Immer unkomprimiert arbeiten! Jedenfalls mit AE arbeitet man ja nur mit Clips - da ist die Größe von ca 45MB/s nicht so wild. Du hast dann wenigstens keinen Qualitätsverlust.


----------



## MoMo (23. November 2002)

Mit welchem Codec hast du denn gecaptured und wieder exportiert?


----------



## goela (23. November 2002)

> ich nehm mit premiere immer im dv format auf, da ist die quali auch super, doch ich kann das format nicht in ae importieren.

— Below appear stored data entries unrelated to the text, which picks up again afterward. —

@@ -255,6 +257,9 @@
         lib.thmr_op_code_norm.argtypes = [vp, vp, i32, vp]
         lib.thmr_op_head_finish.argtypes = [i32, vp, i32, vp, vp, vp, vp, vp, vp, vp, vp, vp, vp, f32, f32, i32, vp]
         lib.thmr_op_decoder_init.argtypes = [vp, vp, vp, i32, i32, vp]
+    if hasattr(lib, "thmr_op_cross_attn_fold"):
+        lib.thmr_op_cross_attn_fold.argtypes = [vp, vp, vp, vp, vp, i32, vp]
+        lib.thmr_debug_kv_fold.argtypes = [vp, i32]
     if hasattr(lib, "thmr_tokenizer_roundtrip"):
         lib.thmr_vq_decode_idx.argtypes = [vp, vp, i32, vp, vp]
         lib.thmr_tokenizer_roundtrip.argtypes = [vp, vp, i32, C.POINTER(TokenizerOut), vp]
diff --git a/tokenhmr_amd/csrc/common.h b/tokenhmr_amd/csrc/common.h
--- a/tokenhmr_amd/csrc/common.h
+++ b/tokenhmr_amd/csrc/common.h
@@ -255,12 +255,16 @@
 struct DecLayerW {
     const float *n0w, *n0b, *wv, *wo1, *bo1;
     const float *n1w, *n1b, *wq, *wo2, *bo2;
+    const float *wkc, *wvc;
     const float *n2w, *n2b, *w1, *b1, *w2, *b2;
 };
 struct DecParams {
     DecLayerW L[6];
     const float *tok_bias, *pos;
     const float* kv;
+    const float* ctx;
+    float *fu, *fz, *fml;
+    int kv_fold;
     const float *ro_w, *ro_b, *mt_w, *mt_b;
     float *dx, *dv, *dq, *dca, *dff, *ro, *mt;
     unsigned* sync;
@@ -280,6 +284,8 @@
 constexpr int THMR_HMR2_RO_ROWS = 157, THMR_HMR2_RO_LD = 160;
 int launch_decoder_fused(const DecParams& p, hipStream_t s, int head = THMR_HEAD_TOKEN);
 int decoder_max_coresident_blocks(int device, int head = THMR_HEAD_TOKEN);
+size_t cross_attn_fold_ws_floats(int B);
+int launch_cross_attn_fold(const float* q, const float* ctx, const float* wkv, float* out, float* ws, int B, hipStream_t s);
 int launch_hmr2_finish(const float* ro, int ldro, const float* init_pose, const float* init_betas, const float* init_cam, float* pose6d,
                        float* rotmat, float* betas, float* cam, float* cam_t, float* focal, float focal_length, float img_size, int B,
                        hipStream_t s);
diff --git a/tokenhmr_amd/csrc/decoder_fused.hip b/tokenhmr_amd/csrc/decoder_fused.hip
--- a/tokenhmr_amd/csrc/decoder_fused.hip
+++ b/tokenhmr_amd/csrc/decoder_fused.hip
@@ -270,7 +270,13 @@
 
 namespace {
 
-__device__ __forceinline__ void cross_attn_stage(const DecParams& p, int layer, int tid, float* pl ) {
+__device__ __forceinline__ int stage_local(int tid) {
+    asm volatile("" : "+v"(tid));
+    return tid;
+}
+
+__device__ __forceinline__ void cross_attn_stage(const DecParams& p, int layer, int tid_, float* pl ) {
+    const int tid = stage_local(tid_);
     const int lane = tid & 63, l15 = lane & 15, g = lane >> 4;
     const int gwave = __builtin_amdgcn_readfirstlane(tid >> 6) * gridDim.x + blockIdx.x;
     for (int item = gwave; item < p.B * NHEAD; item += gridDim.x * NWAVE) {
@@ -358,6 +364,216 @@
     }
 }
 
+constexpr int CTXD = 1280, FOLD_CHUNKS = 4, FOLD_TOK = TOKK / FOLD_CHUNKS;
+constexpr int FOLD_LDS = NWAVE * FOLD_TOK * NHEAD + NHEAD * FOLD_TOK;
+constexpr int FOLD_VS = CTXD / NWAVE / 16;
+static_assert(FOLD_TOK == 48 && CTXD % (NWAVE * 32) == 0, "stage A's lane mapping");
+
+__device__ __forceinline__ void st_dev2(float* p, float a, float b) {
+    union { unsigned long long u; f32x2 f; } v;
+    v.f = f32x2{a, b};
+    __hip_atomic_store(reinterpret_cast<unsigned long long*>(p), v.u, __ATOMIC_RELAXED, __HIP_MEMORY_SCOPE_AGENT);
+}
+
+__device__ __forceinline__ void fold_u_load_w(f32x4 (&w)[8], const float* __restrict__ Wk, int item, int tid) {
+    const int lane = tid & 63, wave = __builtin_amdgcn_readfirstlane(tid >> 6), l15 = lane & 15, g = lane >> 4;
+    const int hn = item % 40, h = hn / 5, nb = hn % 5;
+    const float* wp = Wk + (int64_t)(h * 64 + g * 4) * CTXD + nb * 256 + wave * 32 + l15;
+#pragma unroll
+    for (int j = 0; j < 2; ++j)
+#pragma unroll
+        for (int s = 0; s < 4; ++s)
+#pragma unroll
+            for (int t = 0; t < 4; ++t) w[j * 4 + s][t] = wp[(s * 16 + t) * CTXD + j * 16];
+}
+__device__ __forceinline__ void fold_u_stage(const float* q, const float* __restrict__ Wk, float* u, int B, int tid_) {
+    const int tid = stage_local(tid_);
+    const int lane = tid & 63, wave = __builtin_amdgcn_readfirstlane(tid >> 6), l15 = lane & 15, g = lane >> 4;
+    const int nsub = (B + 15) >> 4;
+    for (int item = blockIdx.x; item < 40 * nsub; item += gridDim.x) {
+        const int hn = item % 40, h = hn / 5, nb = hn % 5, m0 = (item / 40) * 16;
+        f32x4 w[8];
+        fold_u_load_w(w, Wk, item, tid);
+        const float* ap = q + (int64_t)min(m0 + l15, B - 1) * INNER + h * 64 + g * 4;
+        f32x4 a[4];
+#pragma unroll
+        for (int s = 0; s < 4; ++s) a[s] = ld_dev4(ap + s * 16);
+#pragma unroll
+        for (int j = 0; j < 2; ++j) {
+            f32x4 acc = {0.f, 0.f, 0.f, 0.f};
+#pragma unroll
+            for (int s = 0; s < 4; ++s)
+#pragma unroll
+                for (int t = 0; t < 4; ++t) acc = __builtin_amdgcn_mfma_f32_16x16x4f32(a[s][t], w[j * 4 + s][t], acc, 0, 0, 0);
+            const int n = nb * 256 + wave * 32 + j * 16 + l15;
+#pragma unroll
+            for (int r = 0; r < 4; ++r) {
+                const int m = m0 + g * 4 + r;
+                if (m < B) st_dev(u + ((int64_t)m * NHEAD + h) * CTXD + n, acc[r]);
+            }
+        }
+    }
+}
+
+__device__ __forceinline__ void fold_a_stage(const float* __restrict__ ctx, const float* u, float* zp, float* ml, int B, int tid_, float* lds) {
+    const int tid = stage_local(tid_);
+    const int lane = tid & 63, wave = __builtin_amdgcn_readfirstlane(tid >> 6), l15 = lane & 15, g = lane >> 4;
+    float* sp = lds;
+    float* ps = lds + NWAVE * FOLD_TOK * NHEAD;
+    for (int item = blockIdx.x; item < B * FOLD_CHUNKS; item += gridDim.x) {
+        const int b = item >> 2, c = item & 3;
+        const float* cb = ctx + ((int64_t)b * TOKK + c * FOLD_TOK) * CTXD;
+        {
+            const int kbeg = wave * (CTXD / NWAVE);
+            const float* up = u + ((int64_t)b * NHEAD + (l15 & 7)) * CTXD + kbeg + g * 4;
+            f32x4 uq[FOLD_VS];
+#pragma unroll
+            for (int s = 0; s < FOLD_VS; ++s) uq[s] = ld_dev4(up + s * 16);
+#pragma unroll
+            for (int tt = 0; tt < 3; ++tt) {
+                const float* xp = cb + (int64_t)(tt * 16 + l15) * CTXD + kbeg + g * 4;
+                f32x4 xq[FOLD_VS];
+#pragma unroll
+                for (int s = 0; s < FOLD_VS; ++s) xq[s] = *reinterpret_cast<const f32x4*>(xp + s * 16);
+                f32x4 acc = {0.f, 0.f, 0.f, 0.f};
+#pragma unroll
+                for (int s = 0; s < FOLD_VS; ++s)
+#pragma unroll
+                    for (int t = 0; t < 4; ++t) acc = __builtin_amdgcn_mfma_f32_16x16x4f32(xq[s][t], uq[s][t], acc, 0, 0, 0);
+                if (l15 < NHEAD) {
+#pragma unroll
+                    for (int r = 0; r < 4; ++r) sp[(wave * FOLD_TOK + tt * 16 + g * 4 + r) * NHEAD + l15] = acc[r];
+                }
+            }
+        }
+        __syncthreads();
+        if (tid < FOLD_TOK * NHEAD) {
+            float s = sp[tid];
+#pragma unroll
+            for (int w = 1; w < NWAVE; ++w) s += sp[w * FOLD_TOK * NHEAD + tid];
+            ps[(tid & 7) * FOLD_TOK + (tid >> 3)] = s * 0.125f;
+        }
+        __syncthreads();
+        {
+            const float sv = lane < FOLD_TOK ? ps[wave * FOLD_TOK + lane] : -INFINITY;
+            const float m = wave_max(sv);
+            const float e = lane < FOLD_TOK ? expf(sv - m) : 0.f;
+            const float l = wave_sum(e);
+            if (lane < FOLD_TOK) ps[wave * FOLD_TOK + lane] = e;
+            if (lane == 0) st_dev2(ml + ((int64_t)item * NHEAD + wave) * 2, m, l);
+        }
+        __syncthreads();
+        {
+            float pa[FOLD_TOK / 4];
+#pragma unroll
+            for (int ks = 0; ks < FOLD_TOK / 4; ++ks) pa[ks] = l15 < NHEAD ? ps[l15 * FOLD_TOK + ks * 4 + g] : 0.f;
+            const float* xp = cb + (int64_t)g * CTXD + wave * (CTXD / NWAVE) + l15 * 2;
+            f32x4 acc[5][2];
+#pragma unroll
+            for (int pt = 0; pt < 5; ++pt) acc[pt][0] = acc[pt][1] = f32x4{0.f, 0.f, 0.f, 0.f};
+#pragma unroll
+            for (int half = 0; half < 2; ++half) {
+                f32x2 x[6][5];
+#pragma unroll
+                for (int k = 0; k < 6; ++k)
+#pragma unroll
+                    for (int pt = 0; pt < 5; ++pt) x[k][pt] = *reinterpret_cast<const f32x2*>(xp + (int64_t)((half * 6 + k) * 4) * CTXD + pt * 32);
+#pragma unroll
+                for (int k = 0; k < 6; ++k)
+#pragma unroll
+                    for (int pt = 0; pt < 5; ++pt) {
+                        acc[pt][0] = __builtin_amdgcn_mfma_f32_16x16x4f32(pa[half * 6 + k], x[k][pt][0], acc[pt][0], 0, 0, 0);
+                        acc[pt][1] = __builtin_amdgcn_mfma_f32_16x16x4f32(pa[half * 6 + k], x[k][pt][1], acc[pt][1], 0, 0, 0);
+                    }
+            }
+            if (g < 2) {
+                float* zo = zp + ((int64_t)item * NHEAD + g * 4) * CTXD + wave * (CTXD / NWAVE) + l15 * 2;
+#pragma unroll
+                for (int r = 0; r < 4; ++r)
+#pragma unroll
+                    for (int pt = 0; pt < 5; ++pt) st_dev2(zo + r * CTXD + pt * 32, acc[pt][0][r], acc[pt][1][r]);
+            }
+        }
+        __syncthreads();
+    }
+}
+
+__device__ __forceinline__ void fold_v_stage(const float* zp, const float* ml, const float* __restrict__ Wv, float* out, int B, int tid_,
+                                             float (*red)[64][4]) {
+    const int tid = stage_local(tid_);
+    const int lane = tid & 63, wave = __builtin_amdgcn_readfirstlane(tid >> 6), l15 = lane & 15, g = lane >> 4;
+    const int kbeg = wave * (CTXD / NWAVE);
+    const int ngrp = (B + 7) >> 3;
+    constexpr int HS = FOLD_VS / 2;
+    for (int item = blockIdx.x; item < 32 * ngrp; item += gridDim.x) {
+        const int ct = item & 31, h = ct >> 2, n0 = ct * 16, m0 = (item >> 5) * 8;
+        const int m = m0 + l15;
+        const bool row = l15 < 8 && m < B;
+        const float* wp = Wv + (int64_t)(n0 + l15) * CTXD + kbeg + g * 4;
+        const float* zb = zp + ((int64_t)(row ? m : 0) * FOLD_CHUNKS * NHEAD + h) * CTXD + kbeg + g * 4;
+        float wc[FOLD_CHUNKS] = {0.f, 0.f, 0.f, 0.f}, inv = 0.f;
+        if (row) {
+            const float* mp = ml + ((int64_t)m * FOLD_CHUNKS * NHEAD + h) * 2;
+            float mc[FOLD_CHUNKS], lc[FOLD_CHUNKS];
+#pragma unroll
+            for (int c = 0; c < FOLD_CHUNKS; ++c) {
+                union { unsigned long long u; f32x2 f; } v;
+                v.u = __hip_atomic_load(reinterpret_cast<const unsigned long long*>(mp + c * NHEAD * 2), __ATOMIC_RELAXED, __HIP_MEMORY_SCOPE_AGENT);
+                mc[c] = v.f.x; lc[c] = v.f.y;
+            }
+            const float mx = fmaxf(fmaxf(mc[0], mc[1]), fmaxf(mc[2], mc[3]));
+            float lsum = 0.f;
+#pragma unroll
+            for (int c = 0; c < FOLD_CHUNKS; ++c) {
+                wc[c] = expf(mc[c] - mx);
+                lsum = c == 0 ? wc[0] * lc[0] : fmaf(wc[c], lc[c], lsum);
+            }
+            inv = 1.0f / lsum;
+        }
+        f32x4 acc = {0.f, 0.f, 0.f, 0.f};
+#pragma unroll 1
+        for (int sh = 0; sh < 2; ++sh) {
+            f32x4 wq[HS], xq[HS];
+#pragma unroll
+            for (int s = 0; s < HS; ++s) wq[s] = *reinterpret_cast<const f32x4*>(wp + (sh * HS + s) * 16);
+            if (row) {
+#pragma unroll
+                for (int c = 0; c < FOLD_CHUNKS; ++c)
+#pragma unroll
+                    for (int s = 0; s < HS; ++s) {
+                        const f32x4 z = ld_dev4(zb + (int64_t)c * NHEAD * CTXD + (sh * HS + s) * 16);
+#pragma unroll
+                        for (int t = 0; t < 4; ++t) xq[s][t] = c == 0 ? wc[0] * z[t] : fmaf(wc[c], z[t], xq[s][t]);
+                    }
+#pragma unroll
+                for (int s = 0; s < HS; ++s)
+#pragma unroll
+                    for (int t = 0; t < 4; ++t) xq[s][t] *= inv;
+            } else {
+#pragma unroll
+                for (int s = 0; s < HS; ++s) xq[s] = f32x4{0.f, 0.f, 0.f, 0.f};
+            }
+#pragma unroll
+            for (int s = 0; s < HS; ++s)
+#pragma unroll
+                for (int t = 0; t < 4; ++t) acc = __builtin_amdgcn_mfma_f32_16x16x4f32(xq[s][t], wq[s][t], acc, 0, 0, 0);
+        }
+        *reinterpret_cast<f32x4*>(&red[wave][lane][0]) = acc;
+        __syncthreads();
+        if (wave == 0 && g < 2) {
+            f32x4 v = *reinterpret_cast<const f32x4*>(&red[0][lane][0]);
+#pragma unroll
+            for (int w = 1; w < NWAVE; ++w) v += *reinterpret_cast<const f32x4*>(&red[w][lane][0]);
+#pragma unroll
+            for (int r = 0; r < 4; ++r) {
+                const int mo = m0 + g * 4 + r;
+                if (mo < B) st_dev(out + (int64_t)mo * INNER + n0 + l15, v[r]);
+            }
+        }
+        __syncthreads();
+    }
+}
+
 __device__ __forceinline__ bool mixer_cluster_stage(const DecParams& p, GridSync& gs, int tid, volatile int* s_ok, float* Y, float* U, float* Xl,
                                                     float* redbuf) {
     using namespace mixer;
@@ -416,6 +632,9 @@
     __shared__ __attribute__((aligned(16))) float mixY[TOKEN ? mixer::T * mixer::LD : 4];
     __shared__ __attribute__((aligned(16))) float mixU[TOKEN ? mixer::H * mixer::LD : 4];
     __shared__ __attribute__((aligned(16))) float mixX[TOKEN ? 80 * mixer::LD : 4];
+    __shared__ __attribute__((aligned(16))) float foldown[TOKEN ? 4 : FOLD_LDS];
+    float* foldlds = TOKEN ? mixY : foldown;
+    static_assert(!TOKEN || mixer::T * mixer::LD >= FOLD_LDS, "stage A's LDS fits the mixer's row buffer");
     __shared__ float mixred[mixer::NW];
     static_assert(mixer::NW == NWAVE, "the distributed mixer tail uses the decoder kernel's 8 waves");
     __shared__ __attribute__((aligned(16))) float red[NWAVE][64][4];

Nehme an, dass es der Microsoft bzw. Premiere DV-Codec ist!


----------



## ponda (24. November 2002)

> Nehme an, dass es der Microsoft bzw. Premiere DV-Codec ist!



genau!


----------



## ponda (26. November 2002)

vielleicht stimmt ja auch was mit dem codec nicht?(kann ich mir zwar nicht vorstellen, aber naja).
wo bekommt man den codec denn her? hab schon auf der microsoft hp gesucht, aber da steig ich nicht wirklich durch


----------



## ponda (10. Dezember 2002)

habs jetzt hinbekommen. lag irgendwie an xp...
hab ALLES nochmal komplett neu draufgehauen und jetzt läuft alles  perfekt!


----------



## goela (10. Dezember 2002)

Schön zu hören, dass es jetzt funktioniert!
Mich würde interessieren, was Du neu "draufgehauen" hast! Alles (WinXP etc.) oder nur Premiere und AE?


----------



## ponda (11. Dezember 2002)

ALLES...
Win XP etc.


----------



## BubiBohnensack (11. Dezember 2002)

Danach geht's meistens


----------



## goela (11. Dezember 2002)

> ALLES...


Tja, viel Arbeit, aber wenn es geholfen hat!


----------



## MoMo (13. Dezember 2002)

> _Original geschrieben von BubiBohnensack _
> *Danach geht's meistens  *


 Spricht da jemand aus Erfahrung?


----------



## ponda (13. Dezember 2002)

> Tja, viel Arbeit,...


das ist der grund, warum ich solange damit gewartet habe.


----------



## BubiBohnensack (13. Dezember 2002)

> Spricht da jemand aus Erfahrung?



Jop, wenn ich den Server eingerichtet habe und hier alle neuen Posts durchgeschaut habe, werde ich mich wohl oder übel auch mal wieder ranmachen müssen...


----------



## ponda (13. Dezember 2002)

mein herzliches beileid!:error:


----------